@@ -44,20 +46,28 @@
     Grid g;
     __device__ void operator()(long long wi, uint32_t, uint32_t) const {
         uint64_t w = bitmap[wi];
+        if (!w) return;
         uint32_t r = base[wi];
+        const long long k0 = wi * 64;
+        int lx = (int)(k0 % g.w);
+        long long t = k0 / g.w;
+        int y = (int)(t % g.h);
+        t /= g.h;
+        int z = (int)(t % g.d);
+        int bi = (int)(t / g.d);
         while (w) {
-            int bpos = __ffsll((unsigned long long)w) - 1;
+            const int bpos = __ffsll((unsigned long long)w) - 1;
             w &= w - 1;
-            long long k = wi * 64 + bpos;
-            if ((int)r < n_cap) {
-                int x = (int)(k % g.w);
-                long long t = k / g.w;
-                int y = (int)(t % g.h);
-                t /= g.h;
-                int z = (int)(t % g.d);
-                int bi = (int)(t / g.d);
-                reinterpret_cast<int4 *>(out)[r] = make_int4(bi, z, y, x);
-            }
+            int x = lx + bpos;
+            while (x >= g.w) {
+                x -= g.w;
+                lx -= g.w;
+                if (++y == g.h) {
+                    y = 0;
+                    if (++z == g.d) { z = 0; ++bi; }
+                }
+            }
+            if ((int)r < n_cap) reinterpret_cast<int4 *>(out)[r] = make_int4(bi, z, y, x);
             ++r;
         }
     }
@@ -99,9 +109,13 @@
                 rowkey = gin.key(q.x, z, y, 0);
                 wia = (rowkey + xlo) >> 6;
                 const long long wib = (rowkey + xhi) >> 6;
-                wa = bitmap[wia]; ba = base[wia];
+                wa = bitmap[wia];
+                if (nbr) ba = base[wia];
                 wb = wa; bb = ba;
-                if (wib != wia) { wb = bitmap[wib]; bb = base[wib]; }
+                if (wib != wia) {
+                    wb = bitmap[wib];
+                    if (nbr) bb = base[wib];
+                }
             }
 #pragma unroll
             for (int tx = 0; tx < kw; ++tx, ++t) {
@@ -113,14 +127,19 @@
                     const uint64_t w = first ? wa : wb;
                     const uint64_t bit = 1ull << (k & 63);
                     if (w & bit) {
-                        r = (int32_t)((first ? ba : bb) + __popcll(w & (bit - 1ull)));
-                        if (perm) r = perm[r];
+                        r = 0;
+                        if (nbr) {
+                            r = (int32_t)((first ? ba : bb) + __popcll(w & (bit - 1ull)));
+                            if (perm) r = perm[r];
+                        }
                     }
                 }
                 if (live && nbr) nbr[(size_t)t * n_out + j] = r;
                 if (r >= 0 && t < 32) pattern |= 1u << t;
-                const unsigned long long hit = __ballot(live && r >= 0);
-                if (lane < 4 && t < 32 && ((hit >> (16 * lane)) & 0xffffull)) my_mask |= 1u << t;
+                if (tapmask) {
+                    const unsigned long long hit = __ballot(live && r >= 0);
+                    if (lane < 4 && t < 32 && ((hit >> (16 * lane)) & 0xffffull)) my_mask |= 1u << t;
+                }
             }
         }
     }
@@ -134,92 +153,147 @@
 #pragma clang diagnostic pop
 
 #define CPD_RBC_CHUNK 4096
+struct ChunkTable {
+    Grid gin;
+    int sd, sh, sw, pd, ph, pw;
+    const uint64_t *bitmap;
+    const uint32_t *base;
+    const int32_t *perm_in, *flags;
+    int32_t *nbr;
+    uint32_t *tapmask;
+};
+template <int NT>
+struct ChunkTables { ChunkTable t[NT]; };
+struct __attribute__((packed, aligned(4))) Row4 { int32_t v[4]; };
+
+template <int NT>
 __global__ void __launch_bounds__(1024)
-rulebook_chunk_kernel(const int32_t *__restrict__ out_canon, const int32_t *__restrict__ out_o2n, int n_out, Grid gin, int sd, int sh, int sw,
-                      int pd, int ph, int pw, const uint64_t *__restrict__ bitmap, const uint32_t *__restrict__ base,
-                      const int32_t *__restrict__ perm_in, const int32_t *__restrict__ flags, int32_t *__restrict__ nbr,
-                      uint32_t *__restrict__ tapmask) {
+rulebook_chunk_kernel(const int32_t *__restrict__ out_canon, const int32_t *__restrict__ out_o2n, int n_out, ChunkTables<NT> tabs) {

# Try it
Your reply must be one number: the count of lines in the records above that contain the string "base".

# Task answer
7